#### Directions for this task
Reproduce the entries shown below only from the line with "const unsigned a = sa, b" down to the line with "const unsigned abin = a >> shift;", keeping both end lines and copying each one exactly.

★ ★ ★ ★

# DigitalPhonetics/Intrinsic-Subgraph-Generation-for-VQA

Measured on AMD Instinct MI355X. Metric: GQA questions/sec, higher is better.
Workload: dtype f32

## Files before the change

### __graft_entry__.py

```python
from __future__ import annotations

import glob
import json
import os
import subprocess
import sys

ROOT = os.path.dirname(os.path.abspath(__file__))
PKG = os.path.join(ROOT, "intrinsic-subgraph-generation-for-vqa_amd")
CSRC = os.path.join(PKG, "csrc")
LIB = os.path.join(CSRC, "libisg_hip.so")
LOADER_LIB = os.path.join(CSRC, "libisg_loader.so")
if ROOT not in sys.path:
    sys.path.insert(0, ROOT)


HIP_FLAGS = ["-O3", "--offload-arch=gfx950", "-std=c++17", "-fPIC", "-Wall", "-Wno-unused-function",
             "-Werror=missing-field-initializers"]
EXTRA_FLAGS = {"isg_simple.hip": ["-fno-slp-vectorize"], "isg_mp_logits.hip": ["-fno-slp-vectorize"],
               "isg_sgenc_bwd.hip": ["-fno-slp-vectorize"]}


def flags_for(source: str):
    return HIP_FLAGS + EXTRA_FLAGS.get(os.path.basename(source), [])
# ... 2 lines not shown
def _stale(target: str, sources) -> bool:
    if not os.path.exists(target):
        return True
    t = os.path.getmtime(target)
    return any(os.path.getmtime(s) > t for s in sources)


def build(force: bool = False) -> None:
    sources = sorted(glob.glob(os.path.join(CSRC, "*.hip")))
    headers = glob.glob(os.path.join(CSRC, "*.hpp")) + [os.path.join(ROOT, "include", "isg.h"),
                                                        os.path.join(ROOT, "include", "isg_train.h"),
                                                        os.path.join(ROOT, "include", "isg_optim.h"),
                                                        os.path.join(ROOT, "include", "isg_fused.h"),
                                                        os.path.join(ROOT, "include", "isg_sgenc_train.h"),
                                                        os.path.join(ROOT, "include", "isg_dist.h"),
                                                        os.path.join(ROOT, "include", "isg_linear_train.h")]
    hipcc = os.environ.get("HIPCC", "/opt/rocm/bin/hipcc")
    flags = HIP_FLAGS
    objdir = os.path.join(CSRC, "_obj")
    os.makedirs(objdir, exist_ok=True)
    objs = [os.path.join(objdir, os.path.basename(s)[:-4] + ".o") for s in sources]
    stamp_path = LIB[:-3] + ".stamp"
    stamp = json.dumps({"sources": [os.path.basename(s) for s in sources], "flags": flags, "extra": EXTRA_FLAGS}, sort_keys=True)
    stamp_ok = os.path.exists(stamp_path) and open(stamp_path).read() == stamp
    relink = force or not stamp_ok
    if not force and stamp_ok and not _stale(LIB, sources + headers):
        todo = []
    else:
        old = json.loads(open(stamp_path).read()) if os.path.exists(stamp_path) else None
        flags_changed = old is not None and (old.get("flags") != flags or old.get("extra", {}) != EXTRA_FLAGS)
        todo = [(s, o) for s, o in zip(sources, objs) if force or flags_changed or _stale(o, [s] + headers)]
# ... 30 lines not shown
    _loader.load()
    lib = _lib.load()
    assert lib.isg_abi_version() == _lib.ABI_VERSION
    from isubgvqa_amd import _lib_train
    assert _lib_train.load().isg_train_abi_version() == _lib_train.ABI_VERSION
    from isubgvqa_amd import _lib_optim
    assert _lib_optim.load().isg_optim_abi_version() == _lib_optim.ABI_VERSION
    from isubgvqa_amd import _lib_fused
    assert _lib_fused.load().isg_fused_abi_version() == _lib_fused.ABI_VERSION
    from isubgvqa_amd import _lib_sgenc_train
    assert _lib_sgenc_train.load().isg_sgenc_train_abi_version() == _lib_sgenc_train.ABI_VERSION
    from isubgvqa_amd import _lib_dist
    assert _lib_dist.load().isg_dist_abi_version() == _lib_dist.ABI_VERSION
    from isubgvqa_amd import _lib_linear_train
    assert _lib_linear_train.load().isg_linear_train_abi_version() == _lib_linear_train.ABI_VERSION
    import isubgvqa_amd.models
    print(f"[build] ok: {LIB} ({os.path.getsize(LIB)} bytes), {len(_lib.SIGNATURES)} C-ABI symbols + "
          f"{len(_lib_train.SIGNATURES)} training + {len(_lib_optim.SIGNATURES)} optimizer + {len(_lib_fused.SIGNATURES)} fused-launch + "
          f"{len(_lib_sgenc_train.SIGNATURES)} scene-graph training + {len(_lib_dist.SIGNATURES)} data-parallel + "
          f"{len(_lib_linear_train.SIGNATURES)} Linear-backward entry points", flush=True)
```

★ ★ ★ ★

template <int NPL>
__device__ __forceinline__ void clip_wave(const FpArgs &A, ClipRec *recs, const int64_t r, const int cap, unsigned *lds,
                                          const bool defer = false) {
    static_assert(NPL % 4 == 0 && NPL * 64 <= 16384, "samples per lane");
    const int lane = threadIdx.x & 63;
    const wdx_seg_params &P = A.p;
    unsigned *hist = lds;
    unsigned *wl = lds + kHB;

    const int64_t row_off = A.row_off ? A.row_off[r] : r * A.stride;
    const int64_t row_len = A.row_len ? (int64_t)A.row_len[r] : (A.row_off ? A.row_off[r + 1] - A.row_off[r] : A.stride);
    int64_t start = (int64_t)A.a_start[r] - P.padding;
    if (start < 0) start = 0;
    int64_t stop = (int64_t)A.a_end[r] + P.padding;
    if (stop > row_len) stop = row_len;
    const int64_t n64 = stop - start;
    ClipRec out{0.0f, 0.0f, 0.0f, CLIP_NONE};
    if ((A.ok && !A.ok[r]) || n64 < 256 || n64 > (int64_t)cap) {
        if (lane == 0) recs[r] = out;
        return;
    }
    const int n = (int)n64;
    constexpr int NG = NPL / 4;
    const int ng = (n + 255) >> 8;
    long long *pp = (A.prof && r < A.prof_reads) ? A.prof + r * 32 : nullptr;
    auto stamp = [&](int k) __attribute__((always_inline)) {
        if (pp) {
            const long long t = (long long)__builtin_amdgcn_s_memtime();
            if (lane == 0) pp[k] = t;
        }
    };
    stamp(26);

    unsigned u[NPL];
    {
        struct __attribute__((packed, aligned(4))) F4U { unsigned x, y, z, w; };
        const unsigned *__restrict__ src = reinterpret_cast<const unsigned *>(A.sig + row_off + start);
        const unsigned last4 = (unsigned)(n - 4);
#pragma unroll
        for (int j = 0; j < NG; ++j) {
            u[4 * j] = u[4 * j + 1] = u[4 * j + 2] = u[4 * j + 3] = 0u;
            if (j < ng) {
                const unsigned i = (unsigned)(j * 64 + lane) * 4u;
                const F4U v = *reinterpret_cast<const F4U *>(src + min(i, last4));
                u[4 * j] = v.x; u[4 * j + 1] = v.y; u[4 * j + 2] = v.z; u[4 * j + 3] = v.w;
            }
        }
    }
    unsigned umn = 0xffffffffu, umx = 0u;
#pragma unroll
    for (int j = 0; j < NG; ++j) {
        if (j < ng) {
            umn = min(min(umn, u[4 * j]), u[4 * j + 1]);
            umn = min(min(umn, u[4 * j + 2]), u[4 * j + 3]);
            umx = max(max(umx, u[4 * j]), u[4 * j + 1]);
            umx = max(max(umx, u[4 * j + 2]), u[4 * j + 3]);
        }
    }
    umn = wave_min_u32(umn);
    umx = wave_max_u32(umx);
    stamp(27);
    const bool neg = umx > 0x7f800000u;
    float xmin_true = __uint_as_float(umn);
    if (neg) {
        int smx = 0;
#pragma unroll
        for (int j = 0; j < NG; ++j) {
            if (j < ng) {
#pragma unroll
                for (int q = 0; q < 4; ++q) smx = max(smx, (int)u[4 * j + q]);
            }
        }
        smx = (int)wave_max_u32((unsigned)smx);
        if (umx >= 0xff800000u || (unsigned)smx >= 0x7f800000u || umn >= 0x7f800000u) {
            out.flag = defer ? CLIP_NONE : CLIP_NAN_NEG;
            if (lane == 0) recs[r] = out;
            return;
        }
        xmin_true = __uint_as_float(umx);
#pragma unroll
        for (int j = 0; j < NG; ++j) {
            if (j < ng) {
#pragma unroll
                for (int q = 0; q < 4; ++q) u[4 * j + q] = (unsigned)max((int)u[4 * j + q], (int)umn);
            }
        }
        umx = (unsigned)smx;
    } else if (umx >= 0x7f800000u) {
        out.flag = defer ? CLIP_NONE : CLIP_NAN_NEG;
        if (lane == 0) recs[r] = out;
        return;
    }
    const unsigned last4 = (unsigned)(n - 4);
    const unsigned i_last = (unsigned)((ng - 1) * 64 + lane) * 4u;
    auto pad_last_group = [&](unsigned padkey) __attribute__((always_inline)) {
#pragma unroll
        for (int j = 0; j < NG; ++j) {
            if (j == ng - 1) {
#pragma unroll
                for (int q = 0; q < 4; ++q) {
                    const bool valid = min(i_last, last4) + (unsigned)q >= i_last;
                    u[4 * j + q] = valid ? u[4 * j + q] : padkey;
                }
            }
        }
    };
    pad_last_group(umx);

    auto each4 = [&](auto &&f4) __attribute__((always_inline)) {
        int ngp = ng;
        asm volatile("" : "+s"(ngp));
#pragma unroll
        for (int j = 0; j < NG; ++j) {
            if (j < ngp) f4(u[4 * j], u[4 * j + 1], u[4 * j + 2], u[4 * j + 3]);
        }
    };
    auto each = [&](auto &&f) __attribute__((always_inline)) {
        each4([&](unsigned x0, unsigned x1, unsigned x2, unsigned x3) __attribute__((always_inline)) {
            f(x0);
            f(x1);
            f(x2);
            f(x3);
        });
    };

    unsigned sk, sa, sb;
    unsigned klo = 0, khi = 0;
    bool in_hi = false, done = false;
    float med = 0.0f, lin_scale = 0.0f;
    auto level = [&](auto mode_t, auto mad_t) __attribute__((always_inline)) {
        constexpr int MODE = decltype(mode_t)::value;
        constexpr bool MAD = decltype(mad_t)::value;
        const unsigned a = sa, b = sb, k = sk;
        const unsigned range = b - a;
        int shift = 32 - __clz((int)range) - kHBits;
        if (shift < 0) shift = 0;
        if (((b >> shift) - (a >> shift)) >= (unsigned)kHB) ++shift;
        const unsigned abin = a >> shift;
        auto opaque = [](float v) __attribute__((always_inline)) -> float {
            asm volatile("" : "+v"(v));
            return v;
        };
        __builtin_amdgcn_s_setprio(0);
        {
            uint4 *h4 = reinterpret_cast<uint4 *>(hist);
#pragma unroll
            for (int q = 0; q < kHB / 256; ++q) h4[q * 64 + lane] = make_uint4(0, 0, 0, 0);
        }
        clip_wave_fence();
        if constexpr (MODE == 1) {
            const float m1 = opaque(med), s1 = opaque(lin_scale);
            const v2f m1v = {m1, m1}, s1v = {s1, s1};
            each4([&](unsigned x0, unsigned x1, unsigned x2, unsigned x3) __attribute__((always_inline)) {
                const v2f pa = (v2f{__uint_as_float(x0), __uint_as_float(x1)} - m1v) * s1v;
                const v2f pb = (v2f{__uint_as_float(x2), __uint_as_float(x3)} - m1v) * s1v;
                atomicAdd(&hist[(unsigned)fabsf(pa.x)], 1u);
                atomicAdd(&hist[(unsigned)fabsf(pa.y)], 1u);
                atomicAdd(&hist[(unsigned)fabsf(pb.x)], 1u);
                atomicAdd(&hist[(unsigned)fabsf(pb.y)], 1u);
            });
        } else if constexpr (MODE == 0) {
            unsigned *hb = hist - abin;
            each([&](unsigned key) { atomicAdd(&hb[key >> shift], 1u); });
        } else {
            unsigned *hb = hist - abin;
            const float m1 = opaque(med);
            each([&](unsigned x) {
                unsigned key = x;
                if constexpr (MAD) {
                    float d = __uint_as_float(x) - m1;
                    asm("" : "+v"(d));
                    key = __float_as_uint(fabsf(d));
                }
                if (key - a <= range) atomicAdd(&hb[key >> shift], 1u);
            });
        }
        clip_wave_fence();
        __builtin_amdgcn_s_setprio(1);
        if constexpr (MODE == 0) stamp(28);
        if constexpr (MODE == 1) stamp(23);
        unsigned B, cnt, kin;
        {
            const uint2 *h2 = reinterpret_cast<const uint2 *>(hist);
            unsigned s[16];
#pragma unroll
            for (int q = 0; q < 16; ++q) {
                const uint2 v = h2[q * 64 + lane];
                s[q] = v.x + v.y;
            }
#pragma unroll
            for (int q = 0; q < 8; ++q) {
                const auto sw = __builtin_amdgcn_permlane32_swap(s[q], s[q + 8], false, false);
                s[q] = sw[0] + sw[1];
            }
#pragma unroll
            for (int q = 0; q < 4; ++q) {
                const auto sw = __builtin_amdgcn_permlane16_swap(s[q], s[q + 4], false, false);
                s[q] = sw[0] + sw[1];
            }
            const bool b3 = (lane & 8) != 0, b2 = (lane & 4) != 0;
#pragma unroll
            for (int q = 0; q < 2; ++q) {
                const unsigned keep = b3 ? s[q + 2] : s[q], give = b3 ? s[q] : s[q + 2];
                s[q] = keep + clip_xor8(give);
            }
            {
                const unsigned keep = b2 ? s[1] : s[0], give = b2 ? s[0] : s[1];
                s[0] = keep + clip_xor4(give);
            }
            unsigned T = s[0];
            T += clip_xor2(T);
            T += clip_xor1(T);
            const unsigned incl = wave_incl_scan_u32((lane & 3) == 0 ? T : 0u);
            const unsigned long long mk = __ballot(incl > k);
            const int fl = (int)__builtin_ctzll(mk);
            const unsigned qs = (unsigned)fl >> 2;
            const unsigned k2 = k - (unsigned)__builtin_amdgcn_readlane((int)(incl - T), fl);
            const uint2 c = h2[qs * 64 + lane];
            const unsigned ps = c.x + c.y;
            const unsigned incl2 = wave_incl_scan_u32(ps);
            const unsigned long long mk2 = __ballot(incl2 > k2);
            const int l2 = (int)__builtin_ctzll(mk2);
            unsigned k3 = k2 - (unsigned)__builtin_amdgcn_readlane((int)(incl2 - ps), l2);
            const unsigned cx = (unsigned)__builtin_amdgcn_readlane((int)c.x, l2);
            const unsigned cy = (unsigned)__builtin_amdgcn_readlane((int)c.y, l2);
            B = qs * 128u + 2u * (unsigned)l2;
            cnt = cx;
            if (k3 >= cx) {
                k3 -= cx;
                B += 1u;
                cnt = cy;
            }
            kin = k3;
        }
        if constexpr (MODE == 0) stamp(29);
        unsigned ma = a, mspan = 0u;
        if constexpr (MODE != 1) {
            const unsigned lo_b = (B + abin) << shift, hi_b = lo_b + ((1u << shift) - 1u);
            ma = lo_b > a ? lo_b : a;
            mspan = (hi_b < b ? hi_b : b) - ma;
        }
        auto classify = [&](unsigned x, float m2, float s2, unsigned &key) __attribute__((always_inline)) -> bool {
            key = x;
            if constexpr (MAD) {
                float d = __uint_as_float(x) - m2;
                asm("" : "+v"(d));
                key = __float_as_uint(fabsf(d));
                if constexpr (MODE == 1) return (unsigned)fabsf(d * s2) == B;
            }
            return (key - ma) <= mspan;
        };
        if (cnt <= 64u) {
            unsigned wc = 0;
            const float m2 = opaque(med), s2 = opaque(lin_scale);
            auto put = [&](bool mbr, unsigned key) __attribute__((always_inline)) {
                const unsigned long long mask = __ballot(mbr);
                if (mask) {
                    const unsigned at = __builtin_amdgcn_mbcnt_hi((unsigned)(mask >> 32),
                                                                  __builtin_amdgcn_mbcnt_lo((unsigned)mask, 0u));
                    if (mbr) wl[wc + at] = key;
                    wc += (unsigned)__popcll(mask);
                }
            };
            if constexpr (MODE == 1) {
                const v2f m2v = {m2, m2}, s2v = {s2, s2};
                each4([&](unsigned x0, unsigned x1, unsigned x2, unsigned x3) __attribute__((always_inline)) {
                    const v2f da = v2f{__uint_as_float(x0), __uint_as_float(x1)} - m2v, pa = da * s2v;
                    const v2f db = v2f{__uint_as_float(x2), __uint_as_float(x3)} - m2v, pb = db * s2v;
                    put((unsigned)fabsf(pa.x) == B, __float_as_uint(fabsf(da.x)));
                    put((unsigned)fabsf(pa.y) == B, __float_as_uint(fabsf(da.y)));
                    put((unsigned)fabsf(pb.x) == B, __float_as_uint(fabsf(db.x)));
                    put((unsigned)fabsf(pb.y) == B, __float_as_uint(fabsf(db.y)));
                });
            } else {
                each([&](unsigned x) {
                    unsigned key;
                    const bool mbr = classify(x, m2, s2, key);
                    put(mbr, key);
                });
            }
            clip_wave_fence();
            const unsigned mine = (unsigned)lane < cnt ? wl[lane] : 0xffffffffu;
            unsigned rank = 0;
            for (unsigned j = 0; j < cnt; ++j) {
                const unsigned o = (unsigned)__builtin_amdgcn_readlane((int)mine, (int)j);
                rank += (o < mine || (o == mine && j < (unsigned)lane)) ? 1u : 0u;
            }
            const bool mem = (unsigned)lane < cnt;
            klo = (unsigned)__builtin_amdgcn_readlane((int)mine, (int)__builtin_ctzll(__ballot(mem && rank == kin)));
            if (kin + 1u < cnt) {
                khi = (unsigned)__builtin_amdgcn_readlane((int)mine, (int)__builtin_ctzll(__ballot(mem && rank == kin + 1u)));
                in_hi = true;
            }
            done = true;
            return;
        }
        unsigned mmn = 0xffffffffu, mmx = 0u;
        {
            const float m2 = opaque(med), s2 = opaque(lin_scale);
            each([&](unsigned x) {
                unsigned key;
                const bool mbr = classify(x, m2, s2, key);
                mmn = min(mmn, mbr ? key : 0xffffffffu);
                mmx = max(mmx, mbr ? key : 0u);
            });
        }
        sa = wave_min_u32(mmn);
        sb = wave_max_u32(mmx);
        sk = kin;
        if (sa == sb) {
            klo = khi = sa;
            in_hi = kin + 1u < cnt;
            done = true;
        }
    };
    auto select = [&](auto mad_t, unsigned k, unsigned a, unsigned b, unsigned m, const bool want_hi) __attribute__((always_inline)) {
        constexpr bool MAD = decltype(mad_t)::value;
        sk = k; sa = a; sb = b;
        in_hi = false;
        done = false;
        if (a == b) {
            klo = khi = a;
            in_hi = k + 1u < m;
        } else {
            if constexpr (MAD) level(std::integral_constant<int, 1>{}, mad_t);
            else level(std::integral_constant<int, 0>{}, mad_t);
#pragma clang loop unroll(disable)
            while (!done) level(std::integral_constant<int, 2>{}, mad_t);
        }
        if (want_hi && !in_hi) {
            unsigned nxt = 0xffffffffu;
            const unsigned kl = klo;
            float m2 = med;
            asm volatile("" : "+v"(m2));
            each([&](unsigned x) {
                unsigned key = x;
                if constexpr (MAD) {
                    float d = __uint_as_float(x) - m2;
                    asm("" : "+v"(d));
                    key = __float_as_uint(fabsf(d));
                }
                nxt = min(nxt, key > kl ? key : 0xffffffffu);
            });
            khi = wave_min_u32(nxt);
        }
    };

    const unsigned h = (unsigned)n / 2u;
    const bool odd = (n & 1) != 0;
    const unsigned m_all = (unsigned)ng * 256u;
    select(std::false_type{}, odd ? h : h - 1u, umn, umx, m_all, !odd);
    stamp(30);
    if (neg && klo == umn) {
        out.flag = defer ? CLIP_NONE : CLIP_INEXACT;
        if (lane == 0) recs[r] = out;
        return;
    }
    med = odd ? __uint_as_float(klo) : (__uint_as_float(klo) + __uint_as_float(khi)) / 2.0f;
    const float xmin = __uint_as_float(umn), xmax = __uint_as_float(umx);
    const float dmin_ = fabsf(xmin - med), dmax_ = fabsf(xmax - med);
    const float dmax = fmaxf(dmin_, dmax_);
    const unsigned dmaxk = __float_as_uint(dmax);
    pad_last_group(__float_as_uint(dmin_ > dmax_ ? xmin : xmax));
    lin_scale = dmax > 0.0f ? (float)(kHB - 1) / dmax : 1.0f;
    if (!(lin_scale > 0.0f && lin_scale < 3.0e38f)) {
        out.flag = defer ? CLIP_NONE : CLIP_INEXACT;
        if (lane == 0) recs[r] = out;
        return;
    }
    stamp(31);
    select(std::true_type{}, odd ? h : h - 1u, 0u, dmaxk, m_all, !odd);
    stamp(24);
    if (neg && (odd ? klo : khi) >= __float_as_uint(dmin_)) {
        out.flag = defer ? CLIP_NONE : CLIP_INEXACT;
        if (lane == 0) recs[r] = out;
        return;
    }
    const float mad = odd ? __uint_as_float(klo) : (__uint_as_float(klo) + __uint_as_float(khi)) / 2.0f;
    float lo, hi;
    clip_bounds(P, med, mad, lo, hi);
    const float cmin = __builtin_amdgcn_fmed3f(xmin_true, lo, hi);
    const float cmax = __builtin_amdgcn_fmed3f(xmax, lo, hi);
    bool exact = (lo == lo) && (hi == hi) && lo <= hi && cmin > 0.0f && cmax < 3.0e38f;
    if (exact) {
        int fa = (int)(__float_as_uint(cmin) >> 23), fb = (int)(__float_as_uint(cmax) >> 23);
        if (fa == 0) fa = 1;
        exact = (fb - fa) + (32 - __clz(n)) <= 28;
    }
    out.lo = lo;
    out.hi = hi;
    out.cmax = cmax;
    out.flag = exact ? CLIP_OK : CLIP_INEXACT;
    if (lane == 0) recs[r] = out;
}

★ ★ ★ ★

#### The completed task
        const unsigned a = sa, b = sb, k = sk;
        const unsigned range = b - a;
        int shift = 32 - __clz((int)range) - kHBits;
        if (shift < 0) shift = 0;
        if (((b >> shift) - (a >> shift)) >= (unsigned)kHB) ++shift;
        const unsigned abin = a >> shift;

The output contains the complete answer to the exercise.